Are you sure that it is NOT the Bubbles screen savor?


----------



## LIS333 (Dec 2, 2016)

Absolutely. This is not that. Bubbles appear in great numbers transversing the desktop, bounce off one another and off sides of screen, burst and trigger links and buttons to the point of making the computer useless.


Sent from my iPhone using Tapatalk


----------



## LIS333 (Dec 2, 2016)

Well, the bubbles are gone and replaced by twinkles instead of cursor. Pointer turns twinkle turns pointer turns twinkle...You get the idea. Also, I'm pretty sure it's lots of twinkles because I'm having the same problem I had before. Can't easily click start button to keep menu open long enough to restart. Restarting makes it abate for a very short time but the problem reappears. 

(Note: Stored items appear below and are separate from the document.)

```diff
@@ -279,19 +290,25 @@
     if u_fine is not None:
         u = ops._chk(u_fine, "u_fine"); per_ray = 1 if u.dim() == 2 else 0
     pd = dr = None
+    flat = model.num_fine_samples == 0
+    if path is not None and path.sparse and not (flat and jit is None and path.matches(key_0)):
+        path = None
     if path is not None:
         if path.batch != B:
             raise ValueError("path handle was marched for a different batch size")
         cur = torch.cuda.current_stream()
         cur.wait_event(path.event)
-        pd, dr = path.pd, path.dr
+        pd, dr = path.raw()
         pd.record_stream(cur); dr.record_stream(cur)
+        if path.sparse:
+            jit = path.jitter
+            jit.record_stream(cur)
     ws = model._workspace("train", lib.rnerf_train_workspace_bytes(C.byref(m), C.byref(c), B))
     G = state.grads
     n_theta = state.theta.numel()
     nxt, next_path = None, None
     if next_rays is not None:
-        next_path, nxt = model.prefetch_slot(next_rays)
+        next_path, nxt = model.prefetch_slot(next_rays, next_keys=_split3(state, rng, ahead=True)[1:] if flat else None)
     comm = model.comm_stream() if (distributed.active() and hasattr(model, "comm_stream")) else None
     if comm is not None:
         c = _lib.TrainCfg.from_buffer_copy(c)
@@ -486,6 +503,8 @@
     if not all_stage and taps is None and forward_taps is None and getattr(model, "whole_path", False) and not noisy:
         return _train_step_whole(model, rng, state, batch, flags, jitter, u_fine, path, next_rays)
     rng, key_0, key_1 = prng.split(np.asarray(rng, np.uint32), 3)
+    if path is not None and path.sparse:
+        path = None
     annealed = float(np.asarray(batch["annealed_alpha"]).reshape(-1)[0])
     rays: Rays = batch["rays"]
     pixels = batch["pixels"][..., :3].contiguous()
```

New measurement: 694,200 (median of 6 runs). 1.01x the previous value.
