namespace res_sm {
enum { MB_H0, MB_H1, MB_H2, MB_H3, MB_R0, MB_R1, MB_S0, MB_S1, MB_S2, MB_S3, MB_GATE, MB_FIELDS };
constexpr int MB_STRIDE = 16;
constexpr int mbox(int mb) { return MB_STRIDE * mb; }
constexpr int mbox_seq(int mb) { return 32 + mb; }
constexpr int fix_word(int role, int par) { return (role == 2 ? 36 : 40) + par; }
constexpr int DT = 42;
constexpr int nan_word(int role, int phase) { return (role == 2 ? 52 : 44) + phase % 3; }
constexpr int gate_word(int phase) { return 50 + (phase & 1); }
constexpr int CTRL_WORDS = 64;
constexpr int SQRTQU = CTRL_WORDS, QXB = SQRTQU + 6;
constexpr int len(bool staged) { return staged ? QXB + 16 : CTRL_WORDS; }
inline constexpr SmWords kWords[] = {
    {"mailbox 0", mbox(0), MB_FIELDS, false, false, SM_RES2, "the service wave that holds the feature (send)", "the other service wave (recv)"},
    {"mailbox 1", mbox(1), MB_FIELDS, false, false, SM_RES2, "the service wave that holds the feature (send)", "the other service wave (recv)"},
    {"mailbox sequence numbers", mbox_seq(0), 2, true, true, SM_RES2, "send", "recv (polls)"},
    {"fix mailbox non-empty, body wave", fix_word(2, 0), 2, false, true, SM_RES2, "service role 2", "workers (fix_word)"},
    {"fix mailbox non-empty", fix_word(0, 0), 2, false, true, SM_RES1 | SM_RES2, "service role 0 / 1", "workers (fix_word)"},
    {"dt", DT, 1, false, false, SM_RES1 | SM_RES2, "prologue; service (next propagate of several)", "service, res_prop_setup"},
    {"NaN guard", nan_word(0, 0), 3, false, true, SM_RES1 | SM_RES2, "service role 0 / 1 (gain_rows)", "workers; service role 2"},
    {"(dead: once the count of published raw columns)", 49, 1, true, true, 0, "nobody", "nobody"},
    {"gate verdict", gate_word(0), 2, false, true, SM_RES1 | SM_RES2, "service role 0 / 1 (gain_rows)", "workers"},
    {"NaN guard, body wave", nan_word(2, 0), 3, false, true, SM_RES2, "service role 2 (gain_rows)", "workers; service role 1"},
    {"sqrt(Qu)", SQRTQU, 6, false, false, SM_RES1 | SM_RES2, "prologue", "res_prop_setup"},
    {"Qx of the body rows", QXB, 16, false, false, SM_RES1 | SM_RES2, "prologue", "res_prop_body"},
};
}

namespace tile_sm {
enum { MB_G00, MB_G01, MB_G11, MB_SKIP, MB_FIELDS };
constexpr int MB_STRIDE = 8;
constexpr int mbox(int mb) { return MB_STRIDE * mb; }
constexpr int fix_word(int par) { return 40 + par; }
constexpr int DT = 42;
constexpr int nan_word(int phase) { return 44 + phase % 3; }
constexpr int TRIPS = 60;
constexpr int CTRL_WORDS = 64;
constexpr int len() { return CTRL_WORDS; }
inline constexpr SmWords kWords[] = {
    {"mailbox 0", mbox(0), MB_FIELDS, false, false, SM_TILE | SM_TILE_PAIR, "service (publish)", "workers"},
    {"mailbox 1", mbox(1), MB_FIELDS, false, false, SM_TILE | SM_TILE_PAIR, "service (publish)", "workers"},
    {"fix mailbox non-empty", fix_word(0), 2, false, true, SM_TILE | SM_TILE_PAIR, "service", "workers"},
    {"dt", DT, 1, false, false, SM_TILE | SM_TILE_PAIR, "prologue; service (next propagate of several)", "service, res_prop_setup"},
    {"NaN in the column pair", nan_word(0), 3, false, true, SM_TILE | SM_TILE_PAIR, "workers (set; clear two phases ahead)", "workers, service"},
    {"updates that will run", TRIPS, 1, false, false, SM_TILE_PAIR, "prologue", "both halves of a paired workgroup"},
};
}

template <int NWD>
constexpr unsigned long long sm_zero_mask(const SmWords (&words)[NWD]) {
  unsigned long long m = 0;
  for (int i = 0; i < NWD; i++)
    if (words[i].zero)
      for (int w = words[i].at; w < words[i].at + words[i].count; w++) m |= 1ull << w;
  return m;
}

constexpr std::size_t kBodyCtxBytes = 440;
constexpr int ZK = 9;
constexpr int ZS = 26;

VIEKF_HD inline int res_mcap(int N) { return N > 64 ? 80 : 64; }

constexpr bool res_batched_loads(int RB, int NW) { return NW != 7 && RB != 8; }

struct ResLds {
  int xs, Kt, Wt, Praw, lam, sm, fixadd, fixset, Z, phiff, Abb, Gb, Phibb, Mbb, Gdb, Pbb, T16, xdb, ctx, Pbc, PhibbT, Pd, PsiP, Pi, Xi, AvG, Lbc, mslot, mseq, mz, mR, img_len, total;
  VIEKF_HD ResLds(int N, int n, int nxs, bool staged, std::size_t ctx_bytes) {
    const int nf = 3 * N;
    int o = 0;
    auto take = [&](int cnt) { int r = o; o += (cnt + 1) & ~1; return r; };
    xs = take(nxs);
    lam = take(n);
    sm = take(res_sm::len(staged));
    fixadd = take(2 * (N > 0 ? N : 1)); fixset = take(2 * (N > 0 ? N : 1));
    Z = take(nf * ZS > 4 * n ? nf * ZS : 4 * n);
    phiff = take(9 * (N > 0 ? N : 1));
    const int u0 = o;
    Abb = take(256); Gb = take(96); Phibb = take(256); PhibbT = take(256); Gdb = take(96); T16 = take(256);
    PsiP = take(ZK * 16); Pi = take(ZK * ZK); Xi = take(ZK * 16); AvG = take(18);
    const int uprop = o;
    o = u0;
    Kt = take(2 * n); Wt = take(2 * n);
    Praw = take(4 * n > 256 ? 4 * n : 256);
    Pd = take(4 * (N > 0 ? N : 1));
    if (uprop > o) o = uprop;
    img_len = o - Z;
    Mbb = take(256); Pbb = take(256);
    xdb = take(16);
    ctx = take((int)((ctx_bytes + 7) / 8));
    Pbc = take(nf * 16);
    Lbc = take(48);
    const int mc = res_mcap(N);
    mslot = take(mc / 2); mseq = take(mc); mz = take(2 * mc); mR = take(4 * mc);
    total = o;
  }
};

Sent from my iPhone using Tapatalk


----------



## C141 (Jun 7, 2011)

Like you no doubt, been reading a bit at other forums. It seems that quite a few people have or had your problem & it's not just HP. Now I don't have an HP Envy touchscreen at my disposal to play with, but one person with a Dell claims to have remedied the problem by disabling his 'Visual Feedback' touchscreen setting for his laptop. Does your Envy have a similar setting?
Another said that closing/opening his laptop screen once or twice made the problem go away & after a few days of the open/close routine, permanently. At this point you're probably willing to try anything.
As to posting a screen shot, if the comp is being difficult, perhaps you could grab a pic with a digital camera or your iPhone.
Last a bit of humor from a posted reply......Make sure you don't have the Don Ho theme installed/enabled. Keep us posted.


----------



## LIS333 (Dec 2, 2016)

Ha ha ha ha ha ha. Thanks for the much needed levity. No sarcasm. I thought of that overnight and will disable the touchscreen this morning. It makes sense that it's either a driver or hardware issue. I'm no fan of touchscreens on laptops and the person I'm working with may have misgivings about giving up hers, but I think at this point, she'll accept the trade-off. In any event, the bubbles and twinkles have become a touchy subject and disabling may be the best solution. Will keep you posted. 


Sent from my iPhone using Tapatalk


----------